Since the 2nd quarter of 2023, there has been renewed interest in contracting of new ships. The order book has increased 160% to reach 34.3m deadweight tonnes and now equals 7.4% of the trading fleet.
However, most of the ships contracted during this period will only be delivered in 2026 and beyond. Deliveries are therefore expected to remain relatively low during 2024 and 2025, reaching 2.6m and 6.2m deadweight tonnes respectively.
Suezmax ships make up more than 50% of the deadweight tonnes to be delivered during 2024 and 2025 and are therefore expected to see the fastest capacity growth: 4.5% during the two years. Aframax capacity is estimated to grow 2.8% during the two years and VLCC capacity should grow by 0.3%.
We believe that recycling activity will remain low during both 2024 and 2025 as market conditions should remain quite strong. We forecast recycling of 0.7m deadweight tonnes in 2024 and 0.8m deadweight tonnes in 2025.
The product tanker market has also seen renewed contracting interest since 2023 and the order book now equals 15.1% of the trading fleet’s capacity, up from 6.0% at the beginning of 2023.
Shipowners have been able to secure early delivery slots for many of the new product tanker orders and more than one third of the deadweight tonnes will be delivered during 2025, with deliveries climbing to 10.9m deadweight tonnes in 2025 from 4.0m in 2024.
Unlike the crude tanker fleet, the product tanker fleet will therefore already see increasing growth in 2025. We forecast capacity growth of 1.8% in 2024 and 4.7% in 2025.

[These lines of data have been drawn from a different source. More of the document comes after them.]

# Chris10M/Lip2Speech

Hardware: AMD Instinct MI355X
Metric: mel-frames/sec at LRW batch=32, 29-frame clips (Lip2Speech.inference, S=300) (higher is better)
Workload: dtype f32; 1 GPU; LRW single-word, batch=32 per step, 29x96x96 RGB mouth crops, S=300 decode steps, speaker embedding supplied (encoding=voice), random-init weights; every step is one full pass over one B=32 batch; frames=29, decode_steps=300, library=libl2s_hip.so, parallelism=dp1 (clip sharding, no collective), batches_per_launch_chain=8, launch_chains_in_flight_per_gpu=3, distinct_batches_per_gpu=24, ranks=1

## Files before the change

### lip2speech_amd/csrc/encoder_kernels.hip

```cpp
#include "l2s_common.h"
#include <type_traits>

namespace l2s {

constexpr int FE_PR = 6;
constexpr int FE_CR = 2 * FE_PR + 1;
constexpr int FE_XROWS = 2 * (FE_CR - 1) + 7 + 1;
constexpr int FE_XLD = 104;
constexpr int FE_KP = 50;
constexpr int FE_CO = 24;

template <int HW, int MODE>
__global__ __launch_bounds__(256, 3) void frontend3d_kernel(const FrontendW w, const FrameSrc vsrc,
                                                            int T, float* __restrict__ out, float* __restrict__ zout) {
    constexpr bool SAVE_Z = MODE == 1;
    constexpr int H = HW, W = HW, Hc = H / 2, Wc = W / 2, Hp = Hc / 2, Wp = Wc / 2;
    constexpr int P = FE_CR * Wc;
    constexpr int NT = (P + 31) / 32;
    constexpr int TPW = (NT + 3) / 4;
    constexpr int XS = FE_XROWS * FE_XLD;
    constexpr int WS = FE_KP * 32;
    constexpr int CS = MODE == 2 ? 0 : P * (FE_CO / 2);
    constexpr int SMEM = (XS + WS) > CS ? (XS + WS) : CS;
    __shared__ __attribute__((aligned(16))) float smem[SMEM];
// ... 44 lines not shown
#pragma unroll
        for (int s = 0; s < FE_KP / 2; ++s) {
            const int k0 = 2 * s, k1 = 2 * s + 1;
            const int off0 = (k0 / 7) * FE_XLD + (k0 % 7);
            const int off1 = (k1 / 7) * FE_XLD + (k1 % 7);
            const int off = lg ? off1 : off0;
            const float bw = Ws[(2 * s + lg) * 32 + li];
#pragma unroll
            for (int j = 0; j < TPW; ++j) {
                if (wave + 4 * j < NT) {
                    const float a = Xs[base[j] + off];
                    acc[j] = __builtin_amdgcn_mfma_f32_32x32x2f32(a, bw, acc[j], 0, 0, 0);
                }
            }
        }
    }
    __syncthreads();

    if (MODE == 2) {
        float s1 = 0.f, s2 = 0.f;
#pragma unroll
        for (int j = 0; j < TPW; ++j) {
            if (wave + 4 * j < NT) {
#pragma unroll
                for (int r = 0; r < 16; ++r) {
                    const int p = (wave + 4 * j) * 32 + (r & 3) + 8 * (r >> 2) + 4 * lg;
                    const int lr = p / Wc, crow = 2 * p0 - 1 + lr;
                    if (p < P && lr >= 1 && crow < Hc) {
                        s1 += acc[j][r]; s2 = fmaf(acc[j][r], acc[j][r], s2);
                        if (out && li < FE_CO) out[(((int64_t)f * Hc + crow) * Wc + (p - lr * Wc)) * FE_CO + li] = acc[j][r];
                    }
                }
            }
        }
        float* red = smem;
        red[((0 * 4 + wave) * 2 + lg) * 32 + li] = s1;
        red[((1 * 4 + wave) * 2 + lg) * 32 + li] = s2;
        __syncthreads();
        if (tid < 2 * FE_CO) {
            const int k = tid / FE_CO, ch = tid - k * FE_CO;
            float t = 0.f;
            for (int q = 0; q < 8; ++q) t += red[(k * 8 + q) * 32 + ch];
            zout[((int64_t)(blockIdx.y * gridDim.x + blockIdx.x) * 2 + k) * FE_CO + ch] = t;
        }
        return;
    }
    float* Cs = smem;
    constexpr int CH = FE_CO / 2;
    const float sc = li < FE_CO ? w.scale[li] : 0.f, sh = li < FE_CO ? w.shift[li] : 0.f, sl = li < FE_CO ? w.slope[li] : 0.f;
#pragma unroll
    for (int half = 0; half < 2; ++half) {
        if (li >= half * CH && li < (half + 1) * CH) {
#pragma unroll
            for (int j = 0; j < TPW; ++j) {
                if (wave + 4 * j < NT) {
#pragma unroll
                    for (int r = 0; r < 16; ++r) {
                        const int p = (wave + 4 * j) * 32 + (r & 3) + 8 * (r >> 2) + 4 * lg;
                        if (p < P) {
                            float v = acc[j][r] * sc + sh;
                            if (SAVE_Z) {
                                const int lr = p / Wc, crow = 2 * p0 - 1 + lr;
                                if (lr >= 1 && crow < Hc) zout[(((int64_t)f * Hc + crow) * Wc + (p - lr * Wc)) * FE_CO + li] = v;
                            }
                            v = v >= 0.f ? v : sl * v;
                            Cs[p * CH + (li - half * CH)] = v;
                        }
                    }
                }
            }
        }
        __syncthreads();
        for (int i = tid; i < FE_PR * Wp * CH; i += 256) {
            const int ch = i % CH;
            const int pw = (i / CH) % Wp;
            const int prl = i / (CH * Wp);
            const int pr = p0 + prl;
            if (pr >= Hp) continue;
            float m = -INFINITY;
#pragma unroll
            for (int dr = 0; dr < 3; ++dr) {
                const int crow = 2 * pr - 1 + dr;
                if (crow < 0 || crow >= Hc) continue;
                const int lrow = 2 * prl + dr;
#pragma unroll
                for (int dc = -1; dc <= 1; ++dc) {
                    const int cc = 2 * pw + dc;
                    if (cc < 0 || cc >= Wc) continue;
                    m = fmaxf(m, Cs[(lrow * Wc + cc) * CH + ch]);
                }
            }
            out[(((int64_t)f * Hp + pr) * Wp + pw) * FE_CO + half * CH + ch] = m;
        }
        __syncthreads();
    }
}

template <int HW> struct FxGeom { static constexpr int XLD = HW == 96 ? 112 : 108, PLANE = FE_XROWS * XLD * 2; };
constexpr int FX_WROW = 48;

typedef __bf16 fx_bf16x8 __attribute__((ext_vector_type(8)));

__device__ __forceinline__ void fx_split4(const float4& v, uint2& hi, uint2& mid, uint2& lo) {
    const float f[4] = {v.x, v.y, v.z, v.w};
    unsigned h[4], m[4], l[4];
#pragma unroll
    for (int e = 0; e < 4; ++e) {
        const unsigned xb = __float_as_uint(f[e]);
        const float r1 = f[e] - __uint_as_float(xb & 0xFFFF0000u);
        const float r2 = r1 - __uint_as_float(__float_as_uint(r1) & 0xFFFF0000u);
        h[e] = xb; m[e] = __float_as_uint(r1); l[e] = __float_as_uint(r2);
    }
    hi = make_uint2(__builtin_amdgcn_perm(h[1], h[0], 0x07060302u), __builtin_amdgcn_perm(h[3], h[2], 0x07060302u));
    mid = make_uint2(__builtin_amdgcn_perm(m[1], m[0], 0x07060302u), __builtin_amdgcn_perm(m[3], m[2], 0x07060302u));
    lo = make_uint2(__builtin_amdgcn_perm(l[1], l[0], 0x07060302u), __builtin_amdgcn_perm(l[3], l[2], 0x07060302u));
}

typedef __bf16 fx_bf16x2 __attribute__((ext_vector_type(2)));
__device__ __forceinline__ unsigned fx_rne2(float a, float b) { fx_bf16x2 v = {(__bf16)a, (__bf16)b}; return __builtin_bit_cast(unsigned, v); }
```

Recycling is expected to increase slightly in 2025 but remain at a low level. We have forecasted recycling of 0.3m deadweight tonnes in 2024 and 0.6m in 2025.
LR2s are expected to make up more than 50% of the deadweight tonnes delivered during 2024 and 2025. This segment will therefore see the fastest capacity growth. We predict that LR2 capacity will grow 14.2% between 2023 and 2025 and that MR and LR1 capacity will grow by 5.4% and 2.7% respectively. We expect no growth in the handysize segment, and capacity there may even reduce marginally.
Supply is expected to grow in line with fleet growth in 2024 whereas it may grow up to 1 percentage point slower than the fleet in 2025.
Average sailing speed has year to date only changed marginally compared to last year. Sailing speeds may increase during the rest of year as demand increases but we do not believe that it will have a significant impact on supply growth.
As we assume that ships may return to normal Suez Canal routings in 2025, average sailing distances will reduce and demand will grow less than cargo volumes. Therefore, sailing speeds could fall and reduce supply by up to 1 percentage point compared to fleet growth. For now, we have however decided not to include this effect in our prediction of supply growth.